Homework
Homework assignments will be posted here, in general organized by due date. Unless otherwise specified, parts of homework assignments that need to be handed in should be handed in via your personal Google Drive folder that only you and the instructor have access to.
Collaboration on homework is expected and encouraged, although you must write up your own assignment. No copying or cutting and pasting.
Due Thursday 3/10 in class
Due Thursday 3/10 in class
Due Thursday 3/3/2016, 5pm
Due Tuesday 3/1/2016
- Read ISL Chapter 5, 6.1: on model selection and cross-validation.
Due Thursday 2/25/2016, 5pm
- (30 points) Lab 3.
Due Tuesday 2/16/2016, 5pm
- (20 points) Revise and resubmit the report on the dataset that you handed in on 2/2/2016. The new report should include some of the information that you had written previously, should make improvements suggested from the earlier version, and have 1 or 2 additional multiple linear regression models. If appropriate, use dummy variables to model categorical predictors. Interpret some of the MLR model coefficients in the context of your particular dataset. The report should be less than 6 pages, including all figures, and should be submitted as both PDF and Rmd formats.
- Read ISL Chapter 6.1, PR Ch. 3, 7 and 8.
Due Tuesday 2/9/2016
- Read ISL Chapter 3.2-3.3 and PR Chapter 2.
- (30 points) Complete Lab 2. Hand in a PDF and Rmd file via Google Drive. The final PDF file should be no more than 6 pages, including graphs.
Due Tuesday 2/2/2016, 5pm (PDF and Rmd files to be handed in via Google Drive)
- (30 points) Hand in Lab 1 writeup as PDF file knitted using RMarkdown on Google Drive.

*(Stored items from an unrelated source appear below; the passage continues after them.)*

c_i32, c_i64, c_f32, c_u64, c_vp = ctypes.c_int32, ctypes.c_int64, ctypes.c_float, ctypes.c_uint64, ctypes.c_void_p


class Operand(ctypes.Structure):
    _fields_ = [("ptr", c_vp), ("ld", c_i64), ("layout", c_i32), ("mode", c_i32), ("C", c_i32), ("T", c_i32),
                ("pad", c_i32), ("T1", c_i32), ("F1", c_i32), ("T2", c_i32), ("F2", c_i32), ("bs0", c_i64),
                ("bs1", c_i64), ("zero_padded", c_i32), ("reserved_", c_i32)]


class GemmDesc(ctypes.Structure):
    _fields_ = [("A", Operand), ("B", Operand), ("C", c_vp), ("ldc", c_i64), ("cbs0", c_i64), ("cbs1", c_i64),
                ("c_dtype", c_i32), ("bias", c_vp), ("res", c_vp), ("ldr", c_i64), ("rbs0", c_i64), ("rbs1", c_i64),
                ("M", c_i32), ("N", c_i32), ("K", c_i32), ("nb0", c_i32), ("nb1", c_i32), ("act", c_i32),
                ("alpha", c_f32), ("dtype", c_i32), ("accumulate", c_i32), ("splitk", c_i32), ("ws", c_vp),
                ("a_rowsum", c_vp), ("a_rowsum_ws", c_vp), ("a_rowsum_accumulate", c_i32), ("tile_hint", c_i32),
                ("emask", c_vp), ("ldm", c_i64), ("drop_p", c_f32), ("emask_mode", c_i32), ("seed_base", c_vp),
                ("seed_off", c_u64), ("c_map", c_i32), ("cm_T1", c_i32), ("cm_F1", c_i32), ("cm_Tc", c_i32), ("cm_Fc", c_i32),
                ("cm_pt", c_i32), ("cm_pf", c_i32), ("reserved3_", c_i32), ("c_pre", c_vp)]


class ScalarTerms(ctypes.Structure):
    _fields_ = [("x", c_vp * 8), ("n", c_i32 * 8), ("w", c_f32 * 8), ("k", c_i32), ("reserved_", c_i32)]


class Gather3Job(ctypes.Structure):
    _fields_ = [("in_", c_vp), ("out", c_vp), ("s0", c_i64), ("s1", c_i64), ("s2", c_i64), ("off", c_i64), ("n0", c_i32),
                ("n1", c_i32), ("n2", c_i32), ("out_dtype", c_i32)]


class DerivedJob(ctypes.Structure):
    _fields_ = [("in_", c_vp), ("out", c_vp), ("s0", c_i64), ("s1", c_i64), ("s2", c_i64), ("off", c_i64), ("n0", c_i32),
                ("n1", c_i32), ("n2", c_i32), ("out_dtype", c_i32), ("kind", c_i32), ("reserved_", c_i32)]


class ColreduceItem(ctypes.Structure):
    _fields_ = [("dy", c_vp), ("x", c_vp), ("mean", c_vp), ("rstd", c_vp), ("out_sum", c_vp), ("out_dot", c_vp), ("ws", c_vp),
                ("dtype", c_i32), ("rows", c_i32), ("D", c_i32), ("mode", c_i32), ("accumulate", c_i32), ("ws_chunks", c_i32),
                ("scale", c_f32), ("reserved_", c_i32)]
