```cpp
at::Tensor banded_attn(at::Tensor qkv, int64_t H, int64_t win);
at::Tensor banded_attn_mfma(at::Tensor qkv, int64_t H, int64_t win,
                            double scale);
at::Tensor embed_gather(at::Tensor rows, at::Tensor table_flat,
                        at::Tensor row_shift, at::Tensor row_vocab,
                        at::Tensor chunk_cnt, at::Tensor chunk_entries);
at::Tensor fused_ffn(at::Tensor x, at::Tensor w1, at::Tensor b1,
                     at::Tensor w2, at::Tensor b2, double alpha);
at::Tensor fused_ffn_v2(at::Tensor x, at::Tensor w1, at::Tensor w2,
                        at::Tensor b2, double alpha);
at::Tensor fused_ffn_v3(at::Tensor x, at::Tensor w1, at::Tensor w2,
                        at::Tensor b2, double alpha);
at::Tensor fused_ffn_v5(at::Tensor x, at::Tensor w1, at::Tensor w2,
                        at::Tensor b2, double alpha, int64_t max_blocks);
void embed_grad(at::Tensor rows, at::Tensor grad_out, at::Tensor row_shift,
                at::Tensor row_vocab, at::Tensor row_tbase,
                at::Tensor row_width, at::Tensor row_col,
                at::Tensor row_scale, at::Tensor grad_tables);
at::Tensor fused_linear(at::Tensor x, at::Tensor w, at::Tensor bias,
                        at::Tensor resid, int64_t n_out, bool relu,
                        double alpha);
std::vector<at::Tensor> alignment_dp_fwd(at::Tensor subs, at::Tensor ins,
                                         at::Tensor seq_lens, double del_cost,
                                         double reg, int64_t width);
std::vector<at::Tensor> alignment_dp_bwd(at::Tensor grad_out,
                                         at::Tensor weights,
                                         at::Tensor seq_lens, int64_t m,
                                         int64_t n, int64_t width);
std::vector<at::Tensor> alignment_metric_counts(
    at::Tensor yt, at::Tensor yp, at::Tensor yt_len, at::Tensor yp_len,
    double ms, double mp, double go, double ge);
std::vector<at::Tensor> alignment_calib(
    at::Tensor label, at::Tensor bases, at::Tensor quals,
    double ms, double mp, double go, double ge);
at::Tensor ffn_ablate(at::Tensor x, at::Tensor w1, at::Tensor w2,
                      at::Tensor b2, double alpha, int64_t mode);
std::vector<at::Tensor> banded_attn_train_fwd(
    at::Tensor q, at::Tensor k, at::Tensor v, at::Tensor mask,
    int64_t win, double p_drop);
std::vector<at::Tensor> banded_attn_train_bwd(
    at::Tensor q, at::Tensor k, at::Tensor v, at::Tensor p,
    at::Tensor mask, at::Tensor dout, int64_t win, double p_drop);
std::vector<at::Tensor> banded_attn_mfma_train_fwd(
    at::Tensor qkv, int64_t H, int64_t win, double scale,
    at::Tensor drop_mask, double p_drop);
at::Tensor banded_attn_train_bwd2(
    at::Tensor qkv, at::Tensor p, at::Tensor mask, at::Tensor dout,
    int64_t H, int64_t win, double p_drop);
at::Tensor banded_attn_bwd_mfma(
    at::Tensor qkv, at::Tensor p, at::Tensor mask, at::Tensor dout,
    int64_t H, int64_t win, double p_drop);
at::Tensor fused_condense(at::Tensor x, at::Tensor w, at::Tensor pos,
                          int64_t n_out, int64_t seq_len);
std::vector<at::Tensor> ffn_train_fwd(at::Tensor x, at::Tensor w1,
                                      at::Tensor w2, at::Tensor b2,
                                      double p_drop, int64_t seed);
std::vector<at::Tensor> ffn_train_dgrad(at::Tensor dy, at::Tensor hd,
                                        at::Tensor w2t, at::Tensor w1t,
                                        double p_drop);
std::vector<at::Tensor> ffn_train_dgrad_nomask(at::Tensor dy, at::Tensor hd,
                                               at::Tensor w2t,
                                               at::Tensor w1t,
                                               double p_drop);
at::Tensor resid_drop_fwd(at::Tensor x, at::Tensor y, double alpha,
                          double p_drop, int64_t seed);
std::vector<at::Tensor> resid_drop_bwd(at::Tensor dout, at::Tensor y,
                                       double alpha, double p_drop,
                                       int64_t seed);
std::vector<at::Tensor> stitch_compact(at::Tensor bases, at::Tensor quals,
                                       at::Tensor seg_off,
                                       at::Tensor seg_len);
int64_t stitch_compact_into(at::Tensor bases, at::Tensor quals,
                            at::Tensor seg_off, at::Tensor seg_len,
                            at::Tensor seq_out, at::Tensor qual_out,
                            at::Tensor seg_kept, at::Tensor out_off);
at::Tensor window_featurize(at::Tensor sub, at::Tensor ccs,
                            at::Tensor ccs_bq, at::Tensor zmw_tab,
                            at::Tensor win_tab, int64_t R, int64_t L,
                            int64_t max_passes, bool use_ccs_bq);
void window_featurize_into(at::Tensor sub, at::Tensor ccs,
                           at::Tensor ccs_bq, at::Tensor zmw_tab,
                           at::Tensor win_tab, at::Tensor out,
                           int64_t max_passes, bool use_ccs_bq);
void passthrough_fill_into(at::Tensor ccs, at::Tensor ccs_q,
                           at::Tensor zmw_tab, at::Tensor pt_tab,
                           at::Tensor qual_lut, at::Tensor bases_out,
                           at::Tensor quals_out);
void subread_space_into(at::Tensor src, at::Tensor ins_max,
                        at::Tensor sp_tab, at::Tensor read_tab,
                        at::Tensor zmw_tab, at::Tensor col_ref,
                        at::Tensor sub, at::Tensor ccs, at::Tensor ccs_q,
                        at::Tensor ccs_bq, bool use_ccs_bq);
int64_t subread_space_tile();

PYBIND11_MODULE(TORCH_EXTENSION_NAME, m) {
  m.def("subread_space_into", &subread_space_into,
        "Device subread spacing: unspaced reads + ins_max -> caller-owned "
        "zero-filled sub / ccs / ccs_q / ccs_bq planes");
  m.def("subread_space_tile", &subread_space_tile,
        "Scan tile (elements) of subread_space_into");
  m.def("passthrough_fill_into", &passthrough_fill_into,
        "Device CCS passthrough: skipped windows of the packed planes -> "
        "caller-owned base-id and QV rows of the stitch buffer");
  m.def("window_featurize", &window_featurize,
        "Device window featurization: compact ZMW planes + window table "
        "-> int16 [N, R, L] model input");
  m.def("window_featurize_into", &window_featurize_into,
        "window_featurize into a caller-owned int16 [N, R, L] tensor");
  m.def("stitch_compact", &stitch_compact,
        "Device window stitching: segmented gap compaction -> (seq_out, "
        "qual_out, seg_kept, out_off)");
  m.def("stitch_compact_into", &stitch_compact_into,
        "stitch_compact into caller-owned output buffers; returns "
        "out_off[S]");
  m.def("fused_condense", &fused_condense,
        "Condenser GEMM [M,560]x[560,N] + fused position-encoding add "
        "(K3+K4)");
  m.def("ffn_train_fwd", &ffn_train_fwd,
        "Training FFN forward: relu + hash dropout in-register, returns "
        "(y, hd)");
  m.def("ffn_train_dgrad", &ffn_train_dgrad,
        "Training FFN dgrad: both transposed GEMMs fused, mask from hd>0, "
        "returns (dx, dh_pre)");
  m.def("ffn_train_dgrad_nomask", &ffn_train_dgrad_nomask,
        "Bisection probe: dgrad without the mask (dh == dy@W2^T)");
  m.def("resid_drop_fwd", &resid_drop_fwd,
        "Fused ReZero residual + hash-dropout forward");
  m.def("resid_drop_bwd", &resid_drop_bwd,
        "Fused residual-dropout backward: (dy, dalpha partials)");
  m.def("fused_ln_head_qv", &fused_ln_head_qv,
        "Fused final LayerNorm + head + softmax + QV (K10+K11+K12)");
  m.def("banded_attn", &banded_attn,
        "Banded multi-head self-attention forward (K5-K7 core, generic)");
  m.def("banded_attn_mfma", &banded_attn_mfma,
        "Banded MHA forward on MFMA (D=140, L<=104)");
  m.def("embed_gather", &embed_gather,
        "Subread-stack embedding gather (K2)");
  m.def("fused_ffn", &fused_ffn,
        "Fused FFN + ReZero residual (K8+K9), hidden tensor LDS-resident");
  m.def("fused_ffn_v2", &fused_ffn_v2,
        "Fused FFN v2: glds-pipelined weights, bias folded into W1");
  m.def("fused_ffn_v3", &fused_ffn_v3,
        "Fused FFN v3: 256-row tiles, register-resident h (swapped B1)");
  m.def("fused_ffn_v5", &fused_ffn_v5,
        "Fused FFN v5: v3 chunk loop in a persistent grid (continuous "
        "weight stream, direct x fragments, 16-B epilogue); max_blocks "
        "caps the grid, 0 = one block per CU",
        pybind11::arg("x"), pybind11::arg("w1"), pybind11::arg("w2"),
        pybind11::arg("b2"), pybind11::arg("alpha"),
        pybind11::arg("max_blocks") = 0);
// ... 33 lines not shown
```

### deepconsensus_amd/ops/hip/fused_condense.hip

```cpp

#ifndef DC_SAN_MAIN
#include <torch/extension.h>
#include <ATen/hip/HIPContext.h>
#endif
#include <hip/hip_runtime.h>
#include <hip/hip_bf16.h>

using bf16 = __hip_bfloat16;

namespace {

typedef __bf16 bf16x8 __attribute__((ext_vector_type(8)));
typedef float f32x16 __attribute__((ext_vector_type(16)));

constexpr int NC = 64;
constexpr int O_STRIDE = 72;

template <int K>
struct CondCfg {
  static constexpr int NG = (K + 15) / 16;
  static constexpr int WS = 16 * NG + 8;
  static constexpr bool HALF = (K % 16) == 8;
  static constexpr int NW = NG <= 36 ? 8 : 4;
  static constexpr int BM = 32 * NW;
  static constexpr int NT = 64 * NW;
  static constexpr int UNITS = NC * WS * 2 / 1024;
  static_assert(K % 8 == 0, "rows must stay 16-B aligned");
  static_assert((NC * WS * 2) % 1024 == 0, "chunk must be whole KiB units");
  static_assert((NC * WS + BM * O_STRIDE) * 2 <= 160 * 1024, "LDS budget");
};

__device__ __forceinline__ int lane_recompute() {
  int l;
  asm volatile(
      "v_mbcnt_lo_u32_b32 %0, -1, 0\n\t"
      "v_mbcnt_hi_u32_b32 %0, -1, %0"
      : "=v"(l));
  return l;
}

template <int K>
__global__ __launch_bounds__(CondCfg<K>::NT, 1) void fused_condense_kernel(
    const bf16* __restrict__ x, const bf16* __restrict__ w,
    const float* __restrict__ pos, bf16* __restrict__ out,
    int M, int N, int Npad, int L) {
  using C = CondCfg<K>;
  constexpr int NG = C::NG;
  constexpr int W_STRIDE = C::WS;
  constexpr int BM = C::BM;
  constexpr int NW = C::NW;
  constexpr int NT = C::NT;
  __shared__ __attribute__((aligned(16))) bf16 w_lds[NC * W_STRIDE];
  __shared__ __attribute__((aligned(16))) bf16 o_lds[BM * O_STRIDE];

  const int tid = threadIdx.x;
  const int wave = __builtin_amdgcn_readfirstlane(tid >> 6);
  const int m0 = blockIdx.x * BM;

  auto issue_w = [&](int chunk) {
    const int ln = lane_recompute();
    const bf16* src = w + (size_t)chunk * NC * W_STRIDE;
    constexpr int TRIPS = (C::UNITS + NW - 1) / NW;
    constexpr int UNROLL = NW == 8 ? TRIPS : 4;
#pragma unroll UNROLL
    for (int i = 0; i < TRIPS; ++i) {
      const int ck = wave + i * NW;
      if (ck < C::UNITS) {
        __builtin_amdgcn_global_load_lds(
            (const __attribute__((address_space(1))) unsigned*)(
                src + ck * 512 + ln * 8),
            (__attribute__((address_space(3))) unsigned*)(
                &w_lds[ck * 512]),
            16, 0, 0);
      }
    }
  };

  issue_w(0);

  bf16x8 af[NG];
  {
    const int ln = lane_recompute();
    const int row = m0 + 32 * wave + (ln & 31);
    constexpr int NFULL = C::HALF ? NG - 1 : NG;
    if (row < M) {
      const bf16* xr = x + (size_t)row * K + 8 * (ln >> 5);
#pragma unroll
      for (int s = 0; s < NFULL; ++s) {
        af[s] = *reinterpret_cast<const bf16x8*>(xr + 16 * s);
      }
    } else {
#pragma unroll
      for (int s = 0; s < NFULL; ++s) af[s] = bf16x8{};
    }
    if constexpr (C::HALF) {
      af[NG - 1] = bf16x8{};
      if (row < M && (ln >> 5) == 0) {
        af[NG - 1] = *reinterpret_cast<const bf16x8*>(
            x + (size_t)row * K + 16 * (NG - 1));
      }
    }
  }
  asm volatile("s_waitcnt vmcnt(0)" ::: "memory");
  __builtin_amdgcn_s_barrier();

  const int nchunk = Npad / NC;
  for (int chunk = 0; chunk < nchunk; ++chunk) {
    const int ln = lane_recompute();
    const int c = ln & 31;
    const int hi = ln >> 5;
#pragma unroll
    for (int ch = 0; ch < 2; ++ch) {
      const int colt = 32 * ch;
      const int ncol = chunk * NC + colt + c;
      f32x16 acc0 = {}, acc1 = {};
      __builtin_amdgcn_s_setprio(1);
#pragma unroll
      for (int s = 0; s < NG; s += 2) {
        const bf16x8 b0 = *reinterpret_cast<const bf16x8*>(
            &w_lds[(colt + c) * W_STRIDE + 16 * s + 8 * hi]);
        acc0 = __builtin_amdgcn_mfma_f32_32x32x16_bf16(af[s], b0, acc0,
                                                       0, 0, 0);
        if (s + 1 < NG) {
          const bf16x8 b1 = *reinterpret_cast<const bf16x8*>(
              &w_lds[(colt + c) * W_STRIDE + 16 * (s + 1) + 8 * hi]);
          acc1 = __builtin_amdgcn_mfma_f32_32x32x16_bf16(af[s + 1], b1,
                                                         acc1, 0, 0, 0);
        }
      }
      __builtin_amdgcn_s_setprio(0);
#pragma unroll
      for (int r = 0; r < 16; ++r) {
        const int row = (r & 3) + 8 * (r >> 2) + 4 * hi + 32 * wave;
        float v = acc0[r] + acc1[r];
        if (pos != nullptr && ncol < N && m0 + row < M) {
          v += pos[(size_t)((m0 + row) % L) * N + ncol];
        }
        o_lds[row * O_STRIDE + colt + c] = __float2bfloat16(v);
      }
    }
    __syncthreads();
    if (chunk + 1 < nchunk) issue_w(chunk + 1);

    const int n0 = chunk * NC;
    for (int idx = tid; idx < BM * (NC / 8); idx += NT) {
      const int row = idx / (NC / 8), c8 = idx % (NC / 8);
      if (m0 + row >= M) continue;
      const int col = n0 + 8 * c8;
      if (col >= N) continue;
      const bf16x8 v = *reinterpret_cast<const bf16x8*>(
          &o_lds[row * O_STRIDE + 8 * c8]);
      if (col + 8 <= N) {
        *reinterpret_cast<bf16x8*>(
            out + (size_t)(m0 + row) * N + col) = v;
      } else {
        const unsigned short* vs =
            reinterpret_cast<const unsigned short*>(&v);
        for (int j = 0; j < 8 && col + j < N; ++j) {
          reinterpret_cast<unsigned short*>(
              out)[(size_t)(m0 + row) * N + col + j] = vs[j];
        }
      }
    }
    if (chunk + 1 < nchunk) {
      asm volatile("s_waitcnt vmcnt(0) lgkmcnt(0)" ::: "memory");
    }
    __builtin_amdgcn_s_barrier();
  }
}

#define DC_CONDENSE_INST(K)                                       \
  template __global__ void fused_condense_kernel<K>(              \
      const bf16* __restrict__, const bf16* __restrict__,         \
      const float* __restrict__, bf16* __restrict__, int, int, int, int)
DC_CONDENSE_INST(560);
DC_CONDENSE_INST(568);
DC_CONDENSE_INST(872);
DC_CONDENSE_INST(880);
#undef DC_CONDENSE_INST

}

#ifndef DC_SAN_MAIN

namespace {
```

- (20 points) Create a short reproducible document (using knitr) that describes the basic structure of a dataset and summarizes some key features of the data using a few key tables and figures. Choose a dataset from these datasets, the ones in the class Google Drive, or some other dataset that interests you. Be sure to pick a dataset that has a continuous variable that you can use as an outcome variable in a linear regression model. Your write-up should address the following points:
- What is the background/context for this data?
- Data management: How many observations are there? Is the data tidy? What is the unit of observation?
- Data validation: Is there any missing data? If so, are there patterns to the missingness? Are there any obvious outliers in the data?
- Choose 4 to 10 key variables from your dataset (including the outcome variable). Include a codebook-style table that lists for each chosen variable the names, definitions, type of variable (i.e. categorical, continuous, binary), and the number of missing observations. Choose at least two of these variables and provide figures that show their univariate distributions. Describe the plotted distributions in words.
- Run simple linear regressions with two different predictor variables. Interpret the results. Plot a scatterplot of each regression and include the fitted line on the graph. Rescale your predictor variables if necessary to obtain a meaningful interpretation of beta0.
- (10 points) Using R, create an example of Simpson’s paradox using simulated data, where you have a continuous outcome variable, one continuous x variable, and one categorical x variable. It is not necessary to fit regression models to show the paradox, but you should use several graphics to illustrate the slopes, as was shown in the slides for class 1. You should simulate your data using probability distributions with the R functions such as
rnorm()
,runif()
,rpois()
, etc… Every time your .Rmd file is re-knit, you should end up with different data, but the story should be the same.
Due Tuesday 1/26/2016
- Read ISL Chapters 1 and 3.1.
- Read Faraway Chapters 1 and 2.
- Read through the syllabus.
- (5 points) Create a Google Drive folder named “[LastName]-[FirstName]-690NR” (e.g. “Reich-Nick-690NR”) and share it with me (nick at umass dot edu). You will use this folder to hand in homework assignments.
- (10 points) Hand in Problem 8 (part c is optional) from ISL Chapter 3 as a PDF file created using RMarkdown. You may use ggplot2 functions instead of base R graphics. This assignment should be submitted electronically by placing the file in your Google Drive folder created above.
- (Review) Brush up on creating data analysis reports using RMarkdown.
- (Review) If you don’t know what ``tidy data’’ is, read about it.